Source records.

template <bool DEFER, bool spawnWave>
__device__ __forceinline__ void fuse_body(const FuseArgs &P, const FuseFrame &F, int nSubHint, unsigned waveIdx, int G) {
    constexpr int KPL = SUB_ITEMS / 64;
    constexpr long long WSPAN = 64 * KPL;
    struct { HotPk *hot; ColdRec *cold; } M = {P.hot, P.cold};
    const FuseAux *aux = &P.dc->aux;
    const unsigned lane0 = threadIdx.x;
    const uint2 *tex = P.tex;
    const float4 *fuseRec = P.fuseRec;
    uint8_t *fused = P.fused;
    const int ref = F.ref;
    const float cameraF = (float)(((double)fabsf(P.fx) + (double)fabsf(P.fy)) / 2.0);
    const float halfF = 0.5f * cameraF;
    const bool pending = DEFER && P.kf > 0;
    long long E0v = 0;
    if (pending) E0v = P.dc->ext[P.kf - 1];
    long long E0 = 0;
    if (DEFER && spawnWave) E0 = ((long long)__builtin_amdgcn_readfirstlane((int)(E0v >> 32)) << 32) | (unsigned)__builtin_amdgcn_readfirstlane((int)E0v);
    if (spawnWave && !pending) return;
    if (DEFER && !pending && waveIdx == 0 && lane0 == 0) P.dc->ext[0] = P.ctr[CTR_LIVE];
    if (DEFER && !spawnWave && waveIdx == 0 && lane0 == 0) P.dc->logBase[P.kf] = P.kf > 0 ? P.dc->logBase[P.kf - 1] + P.dc->delCnt[P.kf - 1] : 0u;
    unsigned spK = 0;
    if (DEFER && spawnWave) {
        unsigned excl;
        spK = spawn_count(P, lane0, excl);
        if (lane0 == 0) P.dc->ext[P.kf] = E0 + (long long)spK;
        if (spK == 0) return;
    }
#ifndef MSL_FUSE_CHUNK
#define MSL_FUSE_CHUNK 16
#endif
    constexpr unsigned FUSE_CHUNK = MSL_FUSE_CHUNK;
    long long sb0;
    if (!spawnWave && P.deal != nullptr) {
        const unsigned gs = (unsigned)G >> 3;
        const unsigned *dp = P.deal + ((waveIdx & 7u) * gs + (waveIdx >> 3));
        unsigned dv;
        asm volatile("s_load_dword %0, %1, 0x0\n\ts_waitcnt lgkmcnt(0)" : "=s"(dv) : "s"(dp) : "memory");
        sb0 = (long long)dv;
    } else {
        long long lin = waveIdx;
        constexpr unsigned T = 8u * FUSE_CHUNK;
        const unsigned full = ((unsigned)G / T) * T;
        if (waveIdx < full) { const unsigned grp = waveIdx / T, r = waveIdx % T; lin = (long long)grp * T + (r & 7u) * FUSE_CHUNK + (r >> 3); }
        sb0 = (long long)G - 1 - lin;
    }
    for (long long it = 0;; it++) {
        unsigned lane = lane0;
        asm volatile("" : "+v"(lane));
#define REC_LOCAL(k) (64u * (unsigned)(k) + lane)
        const long long sb = sb0 + it * G;
        long long c0, n = 0, cntIdx;
        if (DEFER && spawnWave) {
            c0 = E0 + it * WSPAN;
            n = E0 + (long long)spK;
            if (c0 >= n) return;
            unsigned excl;
            (void)spawn_count(P, lane, excl);
            emit_records(P, E0, c0, KPL, lane, spK, excl);
            cntIdx = E0 / SUB_ITEMS + 1 + it;
        } else {
            c0 = sb * WSPAN; cntIdx = sb;
            if (pending) {
                if (it > 0) {
                    E0 = ((long long)__builtin_amdgcn_readfirstlane((int)(E0v >> 32)) << 32) | (unsigned)__builtin_amdgcn_readfirstlane((int)E0v);
                    if (c0 >= E0) return;
                }
            } else if (sb >= nSubHint && c0 >= __hip_atomic_load(&P.ctr[CTR_LIVE], __ATOMIC_RELAXED, __HIP_MEMORY_SCOPE_AGENT)) return;
        }
        HotPk hq[KPL];
#pragma unroll
        for (int k = 0; k < KPL; k++) hq[k] = M.hot[c0 + REC_LOCAL(k)];
        if (!pending) n = P.ctr[CTR_LIVE];
        else if (!spawnWave) {
            E0 = ((long long)__builtin_amdgcn_readfirstlane((int)(E0v >> 32)) << 32) | (unsigned)__builtin_amdgcn_readfirstlane((int)E0v);
            if (c0 >= E0) return;
            n = E0;
        }
        unsigned stp = 0;
        unsigned keyAcc = 0;
        float pzv[KPL];
        unsigned offT[KPL];
        unsigned anyTl = 0;
#pragma unroll
        for (int k = 0; k < KPL; k++) anyTl |= hq[k].tl;
        const bool anyHi = __builtin_expect(__ballot(anyTl >> 31) != 0ull, 0);
#pragma unroll
        for (int k = 0; k < KPL; k++) {
            const long long i = c0 + REC_LOCAL(k);
            const float x = hq[k].px, y = hq[k].py, z = hq[k].pz;
            const unsigned tl = hq[k].tl;
            int ut = tl_ut(tl), lu = tl_lu(tl);
            bool hole = false;
            if (anyHi) {
                if (tl == HOT_WIDE) { const int *w = aux->map.utlWide; ut = w[2 * i]; lu = w[2 * i + 1]; }
                else if (tl & 0x80000000u) hole = true;
            }
            float pc[3];
            mul4r(F.inv, x, y, z, 1.0f, pc);
            const bool inRange = !(pc[2] < P.fuseNear || pc[2] > P.fuseFar);
            const bool live = i < n && !hole, stale = ref - lu > 5 && ut < 5;
            int st = 0;
            if (live) st = stale ? (ut != 0 ? 1 : 2) : (ut == 0 ? 2 : 0);
            const bool cand = live && !stale && ut != 0 && inRange;
            unsigned off = 0;
            {
                const float zq = inRange ? pc[2] : 1.0f;
                const float projectU = pc[0] * P.fx / zq + P.cx, projectV = pc[1] * P.fy / zq + P.cy;
                const int pUInt = round_half_up_pixel(projectU), pVInt = round_half_up_pixel(projectV);
                const bool inImage = !(pUInt < 1 || pUInt > P.W - 2 || pVInt < 1 || pVInt > P.H - 2);
                if (cand && inImage) { st = 3; keyAcc += (((unsigned)pVInt * (unsigned)P.rowScale) >> 16) | 0x10000u; }
                off = st == 3 ? (unsigned)(pVInt * P.W + pUInt) : 0u;
            }
            stp |= (unsigned)st << (2 * k); pzv[k] = pc[2];
            offT[k] = off;
        }
        uint2 tx[KPL];
        {
#pragma unroll
            for (int k = 0; k < KPL; k++) tx[k] = tex[offT[k]];
            if constexpr (KPL == 4) asm volatile("" ::"v"(tx[0].x), "v"(tx[1].x), "v"(tx[2].x), "v"(tx[3].x), "v"(tx[0].y), "v"(tx[1].y), "v"(tx[2].y), "v"(tx[3].y));
            else asm volatile("" ::"v"(tx[0].x), "v"(tx[KPL - 1].x), "v"(tx[0].y), "v"(tx[KPL - 1].y));
        }
        if (!(DEFER && spawnWave)) {
            const unsigned ks = (unsigned)__builtin_amdgcn_readlane((int)wave_incl_scan(keyAcc), 63);
            const unsigned kc = ks >> 16;
            const unsigned key = kc ? min((unsigned)((float)(ks & 0xFFFFu) * __builtin_amdgcn_rcpf((float)kc)), 254u) : 255u;
            if (lane == 0) P.sbKeys[cntIdx] = key;
        }
        unsigned fl = 0;
        unsigned cntDel = 0;
#pragma unroll
        for (int k = 0; k < KPL; k++) {
            const unsigned st = (stp >> (2 * k)) & 3u;
            const bool occluded = st == 3u && (double)pzv[k] < (double)__uint_as_float(tx[k].x) - 1.0;
            const bool del = st == 1u || st == 2u || occluded;
            if (DEFER) { if (del) M.hot[c0 + REC_LOCAL(k)].tl = HOT_HOLE; }
            else if (st == 1u || occluded) {
                if (__builtin_expect(hq[k].tl == HOT_WIDE, 0)) aux->map.utlWide[2 * (c0 + REC_LOCAL(k))] = 0;
                else M.hot[c0 + REC_LOCAL(k)].tl = hq[k].tl & 0xFFFFFu;
            }
            fl |= del ? (1u << k) : 0u;
            fl |= (st == 3u && !occluded) ? (16u << k) : 0u;
            cntDel += (unsigned)__popcll(__ballot(del));
        }
        auto list_base = [&](unsigned c) -> unsigned {
            unsigned base = 0, prior = 0;
            if (DEFER && P.kf > 0) prior = P.dc->logBase[P.kf - 1] + P.dc->delCnt[P.kf - 1];
            if (lane == 0) base = atomicAdd(P.delCount, c);
            return (unsigned)__builtin_amdgcn_readfirstlane((int)base) + prior;
        };
        auto hand_over = [&](bool d, unsigned long long m, unsigned base, long long i) {
            if (d) {
                const unsigned j = base + lane_rank(m);
                if (DEFER || j < (unsigned)LIST_D) P.delOut[j] = (unsigned)i;
            }
        };
        if (cntDel) {
            unsigned base = list_base(cntDel);
#pragma unroll
            for (int k = 0; k < KPL; k++) {
                const bool d = (fl >> k) & 1u;
                const unsigned long long m = __ballot(d);
                hand_over(d, m, base, c0 + REC_LOCAL(k)); base += (unsigned)__popcll(m);
            }
        }
        unsigned rcv[KPL], bk[KPL];
        unsigned total = 0;
#pragma unroll
        for (int k = 0; k < KPL; k++) {
            const bool sv = (fl >> (4 + k)) & 1u;
            const unsigned long long m = __ballot(sv);
            const unsigned c = (unsigned)__popcll(m), rs = lane_rank(m);
            const unsigned dest = (sv ? total + rs : total + c + (lane - rs)) & 63u;
            const unsigned payload = sv ? (REC_LOCAL(k) | 0x100u | (tx[k].y << 16)) : 0u;
            rcv[k] = (unsigned)__builtin_amdgcn_ds_permute((int)(dest * 4u), (int)payload);
            bk[k] = total;
            total += c;
        }
        const unsigned rounds = (total + 63u) >> 6;
        unsigned nupd = 0, cntDelB = 0;
        for (unsigned r = 0; r < rounds; r++) {
            unsigned item = 0u;
#pragma unroll
            for (int k = 0; k < KPL; k++) {
                const unsigned rk = (bk[k] + ((lane - bk[k]) & 63u)) >> 6;
                if ((rcv[k] & 0x100u) && rk == r) item = rcv[k];
            }
            const long long i = c0 + (item & 0xFFu);
            const unsigned sp = item >> 16;
            const HotPk h = M.hot[i];
            ColdRec c;
            {
                const float4 cn = *reinterpret_cast<const float4 *>(M.cold + i);
                c.nx = cn.x; c.ny = cn.y; c.nz = cn.z; c.size = cn.w; c.weight = M.cold[i].weight;
            }
            const float4 f0 = fuseRec[fuserec_index(P.nseeds, sp, 0)], f1 = fuseRec[fuserec_index(P.nseeds, sp, 1)], f2 = fuseRec[fuserec_index(P.nseeds, sp, 2)];
            const float *poseM = F.frame->pose;
            const float r00 = poseM[0], r10 = poseM[1], r20 = poseM[2], r01 = poseM[4], r11 = poseM[5], r21 = poseM[6], r02 = poseM[8], r12 = poseM[9], r22 = poseM[10];
            asm volatile("" ::"v"(h.px), "v"(h.tl), "v"(c.nx), "v"(c.weight), "v"(f0.x), "v"(f1.x), "v"(f2.x), "v"(r00), "v"(r01), "v"(r02));
            bool upd = false, delB = false;
            if (item && __float_as_uint(f2.w) != 0u) {
                const float seedDepth = f0.w;
                const float pz = ((F.inv[2] * h.px + F.inv[5] * h.py) + F.inv[8] * h.pz) + F.inv[11] * 1.0f;
                float tolerateDiff = (pz * pz) / halfF * 4.0f;
                tolerateDiff = tolerateDiff < MIN_TOLERATE_DIFF ? (float)MIN_TOLERATE_DIFF : tolerateDiff;
                if (!(pz < seedDepth - tolerateDiff) && !(pz > seedDepth + tolerateDiff)) {
                    float nc[3];
                    mul3r(F.inv, c.nx, c.ny, c.nz, nc);
                    const float normDiffCos = nc[0] * f0.x + nc[1] * f0.y + nc[2] * f0.z;
                    if (normDiffCos < MAX_ANGLE_COS) {
                        if (DEFER) M.hot[i].tl = HOT_HOLE;
                        else if (__builtin_expect(h.tl == HOT_WIDE, 0)) aux->map.utlWide[2 * i] = 0;
                        else M.hot[i].tl = h.tl & 0xFFFFFu;
                        delB = true;
                    } else {
                        const float oldWeight = c.weight;
                        const float newWeight = f1.w;
                        const float sumWeight = oldWeight + newWeight;
                        const float fusedPx = (h.px * oldWeight + newWeight * f1.x) / sumWeight;
                        const float fusedPy = (h.py * oldWeight + newWeight * f1.y) / sumWeight;
                        const float fusedPz = (h.pz * oldWeight + newWeight * f1.z) / sumWeight;
                        float fusedNx = nc[0] * oldWeight + newWeight * f0.x;
                        float fusedNy = nc[1] * oldWeight + newWeight * f0.y;
                        float fusedNz = nc[2] * oldWeight + newWeight * f0.z;
                        const float newNormLength = sqrtf(fusedNx * fusedNx + fusedNy * fusedNy + fusedNz * fusedNz);
                        fusedNx = fusedNx / newNormLength; fusedNy = fusedNy / newNormLength; fusedNz = fusedNz / newNormLength;
                        float newNormW[3];
                        newNormW[0] = (r00 * fusedNx + r01 * fusedNy) + r02 * fusedNz;
                        newNormW[1] = (r10 * fusedNx + r11 * fusedNy) + r12 * fusedNz;
                        newNormW[2] = (r20 * fusedNx + r21 * fusedNy) + r22 * fusedNz;
                        int ut = (int)(h.tl >> 20);
                        if (__builtin_expect(h.tl == HOT_WIDE, 0)) ut = aux->map.utlWide[2 * i];
                        unsigned tlNew = tl_pack(ut + 1, ref);
                        if (__builtin_expect(!tl_fits(ut + 1, ref), 0)) {
                            int *w = aux->map.utlWide;
                            w[2 * i] = ut + 1; w[2 * i + 1] = ref;
                            asm volatile("" ::: "memory");
                            set_wide_flag_ptr(aux->map.wideFlag, 2ull);
                            tlNew = HOT_WIDE;
                        }
                        c.rgbf = __float_as_uint(f2.z);
                        c.nx = newNormW[0]; c.ny = newNormW[1]; c.nz = newNormW[2];
                        c.weight = sumWeight;
                        c.color = f2.y;
                        const float newSize = f2.x;
                        if (newSize < c.size) c.size = newSize;
                        u32x4 hv = {__float_as_uint(fusedPx), __float_as_uint(fusedPy), __float_as_uint(fusedPz), tlNew};
                        u32x4 c0v = {__float_as_uint(c.nx), __float_as_uint(c.ny), __float_as_uint(c.nz), __float_as_uint(c.size)};
                        u32x4 c1v = {__float_as_uint(c.color), __float_as_uint(c.weight), c.rgbf, 0u};
                        st16(M.hot + i, hv);
                        st16(M.cold + i, c0v);
                        st16(reinterpret_cast<u32x4 *>(M.cold + i) + 1, c1v);
                        fused[sp] = 1;
                        upd = true;
                    }
                }
            }
            nupd += (unsigned)__popcll(__ballot(upd));
            const unsigned long long mb = __ballot(delB);
            if (mb) {
                const unsigned cb = (unsigned)__popcll(mb);
                hand_over(delB, mb, list_base(cb), i);
                cntDelB += cb;
            }
        }
        if (lane == 0) {
            if (!DEFER) P.blockSums[cntIdx] = cntDel + cntDelB;
            P.blockUpd[cntIdx] = nupd;
        }
        if (!(DEFER && spawnWave) && (sb + G) * WSPAN >= n) return;
    }
#undef REC_LOCAL
}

Action item. All lines holding the word "cntDelB" must be found in the listing and copied.

Response for this exercise.
        unsigned nupd = 0, cntDelB = 0;
                cntDelB += cb;
            if (!DEFER) P.blockSums[cntIdx] = cntDel + cntDelB;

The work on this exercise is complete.